By focusing on the unsafe condition before the plaintiff is injured, the Lugo Court rejected any consideration of ‘‘special aspects of the plaintiff.’’9
In other words, if you are blind or have other physical limitations, you leave your house at your own risk. If a store, restaurant, or office building fails to promptly remove a dangerous condition, it is your fault if you get hurt when you encounter it.

This situation is not only unfair, but also undermines current statute, the Michigan Persons With Disabilities Civil Rights Act,10 which provides the disabled with the right to freely and fully participate in our society.

Among other things, this statute requires a building owner to mark its elevator buttons with Braille, so that I can locate the right floor. At the same time, Lugo protects the building owner, if its elevator car stalls on another floor and I step through an open door into an empty elevator shaft.

Troubling questions also arise about other common hazards. Does a motorist still have a duty to yield to a blind person who inadvertently strays outside a crosswalk? Does a construction company have an obligation to put barricades around its work site? Will irresponsible persons see Lugo as an opportunity to ignore hazards they create or control? Will this ultimately increase the danger for the disabled, as well as other citizens, as they go about their daily activities in the real world?

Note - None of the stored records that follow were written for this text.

@@ -157,14 +160,26 @@
     }
 }
 
-template <int DIR>
-__device__ __forceinline__ void luma_quad(uint16_t *pix, int step, Lim lim, int lp, int lq)
-{
+template <int UNMAP, bool LUMA, int NS>
+__device__ __forceinline__ void decode_line(int *s, const uint16_t *lut)
+{
+    if (UNMAP == 0) return;
+#pragma unroll
+    for (int i = 8 - NS; i < 8 + NS; ++i) {
+        const int raw = s[i], v = raw & OV_PIX_MAX;
+        s[i] = (UNMAP == 2 && LUMA && !(raw & LINEAR_TAG)) ? (int)lut[v] : v;
+    }
+}
+
+template <int DIR, int UNMAP>
+__device__ __forceinline__ void luma_quad(uint16_t *pix, int step, Lim lim, int lp, int lq, const uint16_t *lut)
+{
+    constexpr int TAG = UNMAP == 2 ? (int)LINEAR_TAG : 0;
     const int beta = lim.beta, tc = lim.tc;
     const bool big = lp > 3 || lq > 3;
     int s[16];
-    if (big) load_line_q<DIR, 8>(pix, step, s);
-    else     load_line_q<DIR, 4>(pix, step, s);
+    if (big) { load_line_q<DIR, 8>(pix, step, s); decode_line<UNMAP, true, 8>(s, lut); }
+    else     { load_line_q<DIR, 4>(pix, step, s); decode_line<UNMAP, true, 4>(s, lut); }
     const int dp = dp_of(s, 0), dq = dq_of(s, 0);
     const int dp0 = quad_bcast<0>(dp), dq0 = quad_bcast<0>(dq), dp3 = quad_bcast<3>(dp), dq3 = quad_bcast<3>(dq);
     const int d0 = dp0 + dq0, d3 = dp3 + dq3;
@@ -176,27 +191,28 @@
         const int dL = dpL + dqL;
         const int ok = (dL < ((beta + 0x10) >> 5)) && strong_large(s, beta, tc, lp, lq);
         const int d0L = quad_bcast<0>(dL), d3L = quad_bcast<3>(dL);
-        if ((d0L + d3L < beta) && quad_bcast<0>(ok) && quad_bcast<3>(ok)) { long_regs(s, pix, step, tc, lp, lq); return; }
+        if ((d0L + d3L < beta) && quad_bcast<0>(ok) && quad_bcast<3>(ok)) { long_regs<TAG>(s, pix, step, tc, lp, lq); return; }
     }
     const int oks = strong_small(s, beta, tc);
     const bool sw = lp > 2 && (d0 < ((beta + 4) >> 3)) && (d3 < ((beta + 4) >> 3)) && quad_bcast<0>(oks) && quad_bcast<3>(oks);
     if (sw) {
-        strong_regs(s, pix, step, tc);
+        strong_regs<TAG>(s, pix, step, tc);
     } else {
         const int side = (beta + (beta >> 1)) >> 3;
         const bool ext_p = (dp0 + dp3) < side && lp > 1;
         const bool ext_q = (dq0 + dq3) < side && lp > 1;
-        weak_regs(s, pix, step, tc, ext_p, ext_q);
-    }
-}
-
-template <int DIR>
+        weak_regs<TAG>(s, pix, step, tc, ext_p, ext_q);
+    }
+}
+
+template <int DIR, int UNMAP>
 __device__ __forceinline__ void chroma_quad(uint16_t *pix, int step, Lim lim, bool large, bool ctb_b, bool store)
 {
     const int tc = lim.tc, beta = lim.beta;
     if (tc == 0 || beta == 0) return;
     int s[16];
     load_line_q<DIR, 4>(pix, step, s);
+    decode_line<UNMAP, false, 4>(s, nullptr);
     bool strong = false;
     if (large) {
         const int p3 = ctb_b ? P(1) : P(3);
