+    const unsigned char* __restrict__ wb = reinterpret_cast<const unsigned char*>(wpk);
+    const unsigned b_lane = (unsigned)(ct + li < a.Cout ? ct + li : a.Cout - 1) * 32u + (unsigned)lh * 16u;
+    const unsigned b_plane = (unsigned)a.Cout * 32u, b_block = 2u * b_plane;
+    auto load_b = [&](int tap, int slab, uint4 (&b)[2]) {
+        const unsigned off = (unsigned)(tap * slabs + slab) * b_block + b_lane;
+        b[0] = *reinterpret_cast<const uint4*>(wb + off);
+        b[1] = *reinterpret_cast<const uint4*>(wb + (off + b_plane));
+    };
+    const unsigned char* __restrict__ wb1 = reinterpret_cast<const unsigned char*>(k.w);
+    const unsigned b1_lane = (unsigned)(ct + li < k.cout ? ct + li : k.cout - 1) * 32u + (unsigned)lh * 16u;
+    const unsigned b1_plane = (unsigned)k.cout * 32u;
+    auto load_b1 = [&](int step, uint4 (&b)[2]) {
+        const unsigned off = (unsigned)step * (2u * b1_plane) + b1_lane;
+        b[0] = *reinterpret_cast<const uint4*>(wb1 + off);
+        b[1] = *reinterpret_cast<const uint4*>(wb1 + (off + b1_plane));
+    };
+
+    int rd[3][2];
+#pragma unroll
+    for (int kx = 0; kx < 3; ++kx) {
+        const int p = (kx & 1) * 48 + li + (kx >> 1), f = (p >> 2) & 3;
+#pragma unroll
+        for (int s = 0; s < 2; ++s) rd[kx][s] = wp * 2 * kRow + p * 64 + (((2 * s + lh) ^ f) << 4);
+    }
+
+    uint4 bq[3][2], b1[2];
+    stage(0, 0);
+    load_b(0, 0, bq[0]);
+    load_b(1, 0, bq[1]);
+    load_b1(0, b1);
+    asm volatile("s_waitcnt vmcnt(0)" ::: "memory");
+    __syncthreads();
+
+    int slab = 0, frame = 0;
+#pragma unroll 1
+    for (int step = 0; step < steps; ++step) {
+        const int buf = step & 1;
+        const bool more = step + 1 < steps;
+        const bool last_of_frame = slab + 1 == slabs;
+        const int nslab = last_of_frame ? 0 : slab + 1;
+        if (more) stage(step + 1, buf ^ 1);
+#pragma unroll
+        for (int ky = 0; ky < 3; ++ky) {
+            const int rowoff = buf * kBuf + ky * kRow;
+#pragma unroll
+            for (int kx = 0; kx < 3; ++kx) {
+                const int tap = ky * 3 + kx;
+                const int t2 = tap + 2;
+                constexpr int kNone = -1;
+                const int j1 = (ky >= 1 && kx >= 1) ? 2 * (ky - 1) + (kx - 1) : kNone;
+                load_b(t2 < 9 ? t2 : t2 - 9, t2 < 9 ? slab : nslab, bq[(tap + 2) % 3]);
+                f16x8 af[2];
+#pragma unroll
+                for (int s = 0; s < 2; ++s) af[s] = *reinterpret_cast<const f16x8*>(&patch[rd[kx][s] + rowoff]);
+                const uint4 (&bcur)[2] = bq[tap % 3];
+#define HIMO_TERM16(SA, SB)                                                                                                  \
+    acc = __builtin_amdgcn_mfma_f32_32x32x16_f16(af[SA], __builtin_bit_cast(f16x8, bcur[SB]), acc, 0, 0, 0);                   \
+    if (j1 != kNone) acc1[j1 < 0 ? 0 : j1] = __builtin_amdgcn_mfma_f32_32x32x16_f16(af[SA], __builtin_bit_cast(f16x8, b1[SB]), acc1[j1 < 0 ? 0 : j1], 0, 0, 0);
+                { HIMO_TERM16(1, 0) HIMO_TERM16(0, 1) HIMO_TERM16(0, 0) }
+#undef HIMO_TERM16
+                __builtin_amdgcn_sched_group_barrier(0x020, 2, 0);
+                __builtin_amdgcn_sched_group_barrier(0x100, 2, 0);
+                if (j1 != kNone) __builtin_amdgcn_sched_group_barrier(0x008, 6, 0);
+                else __builtin_amdgcn_sched_group_barrier(0x008, 3, 0);
+            }
+        }
+        if (more) {
+            load_b1(step + 1, b1);
+            asm volatile("s_waitcnt vmcnt(6)" ::: "memory");
+            __syncthreads();
+        }
+        if (!last_of_frame) { ++slab; continue; }
+
+        if (!more) __syncthreads();
+        {
+            int ln = threadIdx.x;
+            asm volatile("" : "+v"(ln));
+            const int lane = ln & 63, li = ln & 31, lh = (ln >> 5) & 1;
+            float* __restrict__ yout = a.y + (int64_t)frame * a.y_batch_stride + (int64_t)smp * a.y_outer_stride;
+            const int c = ct + li < a.Cout ? ct + li : a.Cout - 1;
+            float eA, eB;
+            epi_affine<EPI>(kF16AccScale, a.bias ? a.bias[c] : 0.f, EPI == kEpiBiasBnGelu ? a.scale[c] : 1.f, EPI == kEpiBiasBnGelu ? a.shift[c] : 0.f, eA, eB);
+            unsigned char* stg = patch + buf * kBuf + wave * 4096;
+            const int n_px = a.Wo - ox0 < 32 ? a.Wo - ox0 : 32;
+            const int oy = oy0 + wp;
+            unsigned word[16];
+#pragma unroll
+            for (int r = 0; r < 16; ++r) {
+                const float v = epi_activate<EPI>(acc[r], eA, eB);
+                word[r] = split_word(v, li & 1);
+                if (r == 0) note_range(a, (oy < a.Ho && 4 * lh < n_px && ct + li < a.Cout) ? v : 0.f);
+                acc[r] = 0.f;
+            }
+            store_block_vec<true>(a, yout, stg, word, lane, (int64_t)oy * a.Wo + ox0, oy < a.Ho ? n_px : 0, ct);
+        }
+        if (more) __syncthreads();
+        slab = 0; ++frame;
+    }
+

Surely, the Michigan Supreme Court did not intend its decision to be applied to the blind in such a Draconian manner, in contradiction of long-standing legal principles and existing law. There is an urgent need to revisit this ruling, to ensure fair consideration of the individual capability of an injured victim.

Footnotes

1. Leviticus 19:14.

2. Prosser, Torts (4th ed), § 32.

3. Harris v Uebelhoer, 75 NY 169 (1878).

4. 464 Mich 512; 629 NW2d 384 (2001).

5. Id. at 523–24 (emphasis added).

6. 2002 US Dist LEXIS 19080 (WD Mich).

7. Id. at *12.

8. 2003 Mich App LEXIS 107.

9. Id. at 5, 7.

10. MCL 37.1101 et seq.




Richard H. Bernstein works as an attorney at the Law Offices of Samuel I. Bernstein and serves as a member of the Wayne State University Board of Governors.